Some of SRI International’s most impactful work happens to take place in the most spectacular settings. In addition to extensive information technology, logistic, and communications support for NSF science projects in the Arctic, SRI builds and operates world-leading atmospheric research radars in some very remote places.
One of those places is Resolute, on Cornwallis Island in the Canadian Arctic. Resolute is the second farthest northern settlement in Canada. The people who run the infrastructure there say “Resolute is not the end of the world, but you can indeed see it from there.”
Home to an Inuit community of about 150 people, Resolute is one of the coldest inhabited places on the planet. The average annual temperature is a few degrees above zero (~4°F, −16°C).
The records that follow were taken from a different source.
#pragma unroll
  for (int s = 0; s < KS; ++s)
#pragma unroll
    for (int j = 0; j < NJ; ++j) asm volatile("" ::"v"(xh[s][j]), "v"(xl[s][j]));
  float sdot[NJ], gsum[NJ];
  half8 kh[MODE == 0 ? NJ : 1], kl[MODE == 0 ? NJ : 1];
#pragma unroll
  for (int j = 0; j < NJ; ++j) { sdot[j] = 0.f; gsum[j] = 0.f; }
  int pend = 0;
  auto run_pass = [&](const int pass, half8 (&ch)[NJ], half8 (&cl)[NJ], half8 (&nh)[NJ], half8 (&nl)[NJ]) __attribute__((always_inline)) {
    if (pend) asm volatile("s_waitcnt vmcnt(%0)" ::"n"(ST) : "memory");
    else asm volatile("s_waitcnt vmcnt(0)" ::: "memory");
    asm volatile("s_waitcnt lgkmcnt(0)" ::: "memory");
    __builtin_amdgcn_s_barrier();
    const bool more = pass + 1 < npass;
    if (more && has_res) load_res(pass + 1, nh, nl);
    const int crow = (pass >> 1) * 64 + fq * 16 + (pass & 1) * 8;
    const int g = MODE == 2 ? crow / p.Cout : 0, cb = crow - g * p.Cout;
    float bias[8], wsc[8];
    float dw[MODE == 2 ? NJ : 1][8];
    auto load_epi = [&]() {
#pragma unroll
      for (int ii = 0; ii < 2; ++ii) {
        const f32x4 b4 = *(const f32x4*)(p.bias + crow + ii * 4), s4 = *(const f32x4*)(p.wscale + crow + ii * 4);
#pragma unroll
        for (int r = 0; r < 4; ++r) { bias[ii * 4 + r] = b4[r]; wsc[ii * 4 + r] = s4[r]; }
      }
      if (MODE == 2) {
#pragma unroll
        for (int j = 0; j < NJ; ++j)
#pragma unroll
          for (int ii = 0; ii < 2; ++ii) {
            const f32x4 w4 = *(const f32x4*)(wv[j] + cb + ii * 4);
#pragma unroll
            for (int r = 0; r < 4; ++r) dw[j][ii * 4 + r] = w4[r];
          }
      }
    };
    __builtin_amdgcn_sched_barrier(0);
    const char* sb = smem + (pass & 1) * SLICE;
    f32x4 acc[2][NJ];
#pragma unroll
    for (int ii = 0; ii < 2; ++ii)
#pragma unroll
      for (int j = 0; j < NJ; ++j) acc[ii][j] = f32x4{0.f, 0.f, 0.f, 0.f};
    auto frag = [&](int s, int ii, int off) { return *(const half8*)(sb + s * (PR * 128) + w_off[ii] + off); };
    half8 wh[2], wl[2], nwh[2];
#pragma unroll
    for (int ii = 0; ii < 2; ++ii) { wh[ii] = frag(0, ii, ch_off); wl[ii] = frag(0, ii, cl_off); }
#pragma unroll
    for (int s = 0; s < KS; ++s) {
      if (s + 1 < KS) {
#pragma unroll
        for (int ii = 0; ii < 2; ++ii) nwh[ii] = frag(s + 1, ii, ch_off);
      }
      if (s == KS - 2) load_epi();
      if (more && 2 * s < NG) { stage_piece(pass + 1, 2 * s); stage_piece(pass + 1, 2 * s + 1); }
      __builtin_amdgcn_sched_barrier(0);
#pragma unroll
      for (int ii = 0; ii < 2; ++ii)
#pragma unroll
        for (int j = 0; j < NJ; ++j) acc[ii][j] = __builtin_amdgcn_mfma_f32_16x16x32_f16(wh[ii], xl[s][j], acc[ii][j], 0, 0, 0);
#pragma unroll
      for (int ii = 0; ii < 2; ++ii)
#pragma unroll
        for (int j = 0; j < NJ; ++j) acc[ii][j] = __builtin_amdgcn_mfma_f32_16x16x32_f16(wh[ii], xh[s][j], acc[ii][j], 0, 0, 0);
      __builtin_amdgcn_sched_barrier(0);
#pragma unroll
      for (int ii = 0; ii < 2; ++ii)
#pragma unroll
        for (int j = 0; j < NJ; ++j) acc[ii][j] = __builtin_amdgcn_mfma_f32_16x16x32_f16(wl[ii], xh[s][j], acc[ii][j], 0, 0, 0);
      __builtin_amdgcn_sched_barrier(0);
      if (s + 1 < KS) {
#pragma unroll
        for (int ii = 0; ii < 2; ++ii) { wl[ii] = frag(s + 1, ii, cl_off); wh[ii] = nwh[ii]; }
      }
    }

    if (MODE == 2) {
#pragma unroll
      for (int j = 0; j < NJ; ++j) {
        float v[8];
#pragma unroll
        for (int ii = 0; ii < 2; ++ii)
#pragma unroll
          for (int r = 0; r < 4; ++r) v[ii * 4 + r] = acc[ii][j][r] * wsc[ii * 4 + r] + bias[ii * 4 + r];
        if (p.relu) {
#pragma unroll
          for (int e = 0; e < 8; ++e) v[e] = v[e] > 0.f ? v[e] : 0.f;
        }
        float sd = sdot[j];
#pragma unroll
        for (int e = 0; e < 8; ++e) sd = dot_term(sd, v[e], dw[j][e], (pass & 1) == 0 && e < 4);
        sdot[j] = sd;
      }
      pend = 0;
      if (pass & 1) {
        const int blocks = p.Cout >> 6, k = (pass >> 1) % blocks;
#pragma unroll
        for (int j = 0; j < NJ; ++j) {
          float v0 = sdot[j];
          v0 += __shfl_xor(v0, 16);
          v0 += __shfl_xor(v0, 32);
          gsum[j] = k == 0 ? v0 : gsum[j] + v0;
          sdot[j] = 0.f;
        }
        if (k == blocks - 1) {
#pragma unroll
          for (int j = 0; j < NJ; ++j)
            if (fq == 0 && valid[j]) p.dot_out[opix[j] + (long long)(g >> 1) * (2 * p.Wo) + (g & 1)] = gsum[j];
          pend = full ? ST : 0;
        }
      }
    } else {
#pragma unroll
      for (int j = 0; j < NJ; ++j) {
        float v[8];
#pragma unroll
        for (int ii = 0; ii < 2; ++ii)
#pragma unroll
          for (int r = 0; r < 4; ++r) v[ii * 4 + r] = acc[ii][j][r] * wsc[ii * 4 + r] + bias[ii * 4 + r];
        if (has_res) {
#pragma unroll
          for (int e = 0; e < 8; ++e) v[e] += (float)ch[j][e] + (float)cl[j][e];
        }
        if (p.relu) {
#pragma unroll
          for (int e = 0; e < 8; ++e) v[e] = v[e] > 0.f ? v[e] : 0.f;
        }
        float scr = 0.f;
        half8 h, l;
#pragma unroll
        for (int e = 0; e < 8; ++e) {
          const float f = clamp_h16(v[e]);
          scr += __builtin_fabsf(f);
          const HiLo hl = split_round(f);
          h[e] = hl.h;
          l[e] = hl.l;
        }
        if (valid[j] && !(scr < 65504.f)) {
          unsigned c = 0;
#pragma unroll
          for (int e = 0; e < 8; ++e) c += rs_sat_bad(v[e]);
          rs_sat_flush(p.sat, c);
        }
        if ((pass & 1) == 0) {
          kh[j] = h; kl[j] = l;
        } else if (valid[j]) {
          half_t* op = (half_t*)p.out + opix[j] * p.out_Cs + crow - 8;
          *(half8*)op = kh[j];
          *(half8*)(op + 8) = h;
          *(half8*)(op + p.out_lo) = kl[j];
          *(half8*)(op + p.out_lo + 8) = l;
        }
      }
      pend = (pass & 1) && full ? ST : 0;
    }
  };
  for (int pass = 0; pass < npass; pass += 2) {
    run_pass(pass, rh, rl, qh, ql);
    run_pass(pass + 1, qh, ql, rh, rl);
  }
}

SRI has operated a research station at Resolute for more than 20 years and installed a huge atmospheric radar system designed and built by SRI engineers (a 2-MW phased array Advanced Modular Incoherent Scatter Radar, or AMISR) there a few years ago. Although the station is normally operated from Menlo Park, California over a satellite link, members of SRI’s Center for Geospace Studies spent much of July and August in Resolute finalizing the installation of a second AMISR system to be operated by our Canadian colleagues.
Six SRI staff were on the ground in Resolute, supported by many more in Menlo Park as well as contractors in Resolute, for the final push. We were lucky to find the area enjoying the best weather any of us can remember.
Resolute lies on the north shore of the fabled North West Passage and, in the clear arctic air, the team were treated to spectacular sunsets over the sea and smaller islands when returning to the hotel in the late evening. At this time of year, the days shorten rapidly as the continuous daylight of summertime midnight sun change to the months of winter darkness when the Sun doesn’t rise at all. Every day’s sunset brought a new aspect to one of the finest views of any commute.
The new radar completes a first-of-its-kind pair looking in opposite directions into both the deep polar cap and into the region where the northern lights (aurora borealis) form in response to changes in the interaction between the Sun and the Earth’s magnetic field and atmosphere.
When running at full power, the radars consume nearly three times as much electricity as the whole of the rest of the settlement, so the installation includes its own dedicated diesel generators. With only one cargo ship a year, and only one fuel tanker visit, the logistics of operating a major facility at such a remote site can be challenging.
Nevertheless, the radars give us an unprecedented view of this complex region of Geospace and will help us understand how the Earth responds to changes in its interactions with the Sun and the important effects they can have on technological systems such as GPS and radio communications.
SRI’s Center for Geospace also operates a similar radar in Alaska, another radar in Greenland, and the Arecibo Observatory (the world’s largest dish) in Puerto Rico. These facilities are all owned by the National Science Foundation and operated by SRI under a variety of cooperative support agreements. The views from all these facilities are spectacular.
The Advanced Modular Incoherent Scatter Radar project is sponsored by the National Science Foundation. Any opinions, findings and conclusions or recommendations expressed in this publication are those of the author(s) and do not necessarily reflect the views of the National Science Foundation.